WirelessNetView v1.03 - (freeware) – NirSoft utility is “a small utility that runs in the background, and monitor the activity of wireless networks around you. For each detected network, it displays the following information: SSID, Last Signal Quality, Average Signal Quality, Detection Counter, Authentication Algorithm, Cipher Algorithm, MAC Address, RSSI, Channel Frequency, Channel Number, and more.”
BluetoothView v1.10 - (freeware) – Nirsoft utility is “a small utility that runs in the background, and monitor the activity of Bluetooth devices around you. For each detected Bluetooth device, it displays the following information: Device Name, Bluetooth Address, Major Device Type, Minor Device Type, First Detection Time, Last Detection Time, and more.”
Confessions of a freeware junkie: Tip: Recover your Wireless WEP/WPA keys with WZCook – Alternative method to snag your WEP/WPA key if it goes missing.
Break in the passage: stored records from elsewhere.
constexpr float kSmallAngle = 0.785f;
__device__ __forceinline__ void sincos_tiny(float x, float &s_out, float &c_out) {
    const float z = x * x;
    float ps = fmaf(-1.9515295891e-4f, z, 8.3321608736e-3f);
    ps = fmaf(ps, z, -1.6666654611e-1f);
// ... 38 lines not shown
    static constexpr const char *NAME = "CartPole";
    static constexpr int32_t ACTION_N = 2;

    static constexpr float gravity = 9.8f;
    static constexpr float masspole = 0.1f;
    static constexpr float total_mass = 0.1f + 1.0f;
    static constexpr float length = 0.5f;
    static constexpr float polemass_length = 0.1f * 0.5f;
    static constexpr float force_mag = 10.0f;
    static constexpr float tau = 0.02f;
    static constexpr float theta_threshold = 0.20943951606750488f;
    static constexpr float x_threshold = 2.4f;

    __device__ __forceinline__ static float div_tm(float x) { return DivByTotalMass<>::apply(x); }

    static constexpr bool HAS_SMALL_ANGLE_PATH = true;
    static constexpr int ANGLE_ROW = 2;
    static constexpr float SMALL_ANGLE_BOUND = kSmallAngle;

    template <bool SMALL_ANGLE = false, bool AUTORESET = false>
    __device__ __forceinline__ static void step(float (&s)[S], Action a, float &reward, bool &done) {
        const float x = s[0], x_dot = s[1], theta = s[2], theta_dot = s[3];
        const float s_in[S] = {x, x_dot, theta, theta_dot};
        const float force = (a == 1) ? force_mag : -force_mag;
        float sintheta, costheta;
        if constexpr (SMALL_ANGLE) sincos_tiny(theta, sintheta, costheta);
        else sincos_f32(theta, sintheta, costheta);
        const float temp = div_tm(force + polemass_length * theta_dot * theta_dot * sintheta);
        const float thetaacc = (gravity * sintheta - costheta * temp)
                               / (length * (4.0f / 3.0f - div_tm(masspole * costheta * costheta)));
        const float xacc = temp - div_tm(polemass_length * thetaacc * costheta);
        const float nx = x + tau * x_dot;
        const float nx_dot = x_dot + tau * xacc;
        const float ntheta = theta + tau * theta_dot;
        const float ntheta_dot = theta_dot + tau * thetaacc;
        s[0] = nx; s[1] = nx_dot; s[2] = ntheta; s[3] = ntheta_dot;
        bool term[DONE_TERMS];
        done_terms_of_inputs(s_in, term);
        done = term[0] || term[1];
        reward = 1.0f;
    }

    struct Pre {
        float x_dot, theta_dot;
        float nx, ntheta;
        float costheta;
        float centrifugal;
        float gsin;
        float divisor;
    };
    template <bool SMALL_ANGLE = false>
    __device__ __forceinline__ static void step_pre(const float (&s)[S], Pre &p) {
        const float x = s[0], x_dot = s[1], theta = s[2], theta_dot = s[3];
        float sintheta, costheta;
        if constexpr (SMALL_ANGLE) sincos_tiny(theta, sintheta, costheta);
        else sincos_f32(theta, sintheta, costheta);
        p.centrifugal = polemass_length * theta_dot * theta_dot * sintheta;
        p.gsin = gravity * sintheta;
        p.divisor = length * (4.0f / 3.0f - div_tm(masspole * costheta * costheta));
        p.costheta = costheta;
        p.nx = x + tau * x_dot;
        p.ntheta = theta + tau * theta_dot;
        p.x_dot = x_dot;
        p.theta_dot = theta_dot;
    }
    __device__ __forceinline__ static void step_post(const Pre &p, Action a, float (&s)[S], float &reward) { step_post(p, a == 1, s, reward); }
    __device__ __forceinline__ static void step_post(const Pre &p, bool right, float (&s)[S], float &reward) {
        const float force = right ? force_mag : -force_mag;
        const float temp = div_tm(force + p.centrifugal);
        const float thetaacc = (p.gsin - p.costheta * temp) / p.divisor;
        const float xacc = temp - div_tm(polemass_length * thetaacc * p.costheta);
        s[0] = p.nx; s[1] = p.x_dot + tau * xacc; s[2] = p.ntheta; s[3] = p.theta_dot + tau * thetaacc;
        reward = 1.0f;
    }

    static constexpr int DONE_TERMS = 2;
    __device__ __forceinline__ static void done_terms_of_inputs(const float (&s)[S], bool (&term)[DONE_TERMS]) {
        const double vx = __builtin_fma((double)tau, (double)s[1], (double)s[0]);
        const double vtheta = __builtin_fma((double)tau, (double)s[3], (double)s[2]);
        term[0] = __builtin_fabs(vx) > (double)x_threshold;
        term[1] = __builtin_fabs(vtheta) > (double)theta_threshold;
    }

    __device__ __forceinline__ static void reset(float (&s)[S], const PhiloxWords &r) {
#pragma unroll
        for (int k = 0; k < 4; ++k) s[k] = -0.05f + 0.1f * u01_24(r.w[k]);
    }

    __device__ __forceinline__ static void observe(const float (&s)[S], float (&o)[O]) {
#pragma unroll
        for (int k = 0; k < 4; ++k) o[k] = s[k];
    }
    __device__ __forceinline__ static void observe_fresh(const float (&s)[S], float (&o)[O]) { observe(s, o); }
    __device__ __forceinline__ static void step_observe(float (&s)[S], Action a, float &reward, bool &done, float (&o)[O]) {
        step(s, a, reward, done);
        observe(s, o);
    }
};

LucidLink WiFi Client - (freeware) – Utility that helps automate wireless configuration and setup on a device (XP/Vista) system. I personally was able to manually configure mine as noted above, but this might have been a fallback tool had I not been able to persevere. Supports a WEP, WPA, WPA2 security configurations. Spotted in a review over at Confessions of a freeware junkie.
Network Mining, and Wireless Fun, and Wireless Network Penetration, and Securing a Wireless Connection – all courtesy of SynJunkie. Lots of great info posts that provide additional background on WiFi monitoring, sniffing, and other dubious l33t skillz. Well worth the while to be familiar with. SynJunkie also has additional great posts that might be interesting to forensic examiners and system administrators.
Wi-Fi: Troubleshoot a Slow Home Network - Lifehacker. My wireless is ripping fast, but in case I were to have a problem, these tips would be valuable.
How to catch hackers on your wireless network - TechRadar UK – Mix of $ and free solutions. Not so much for home-users, however.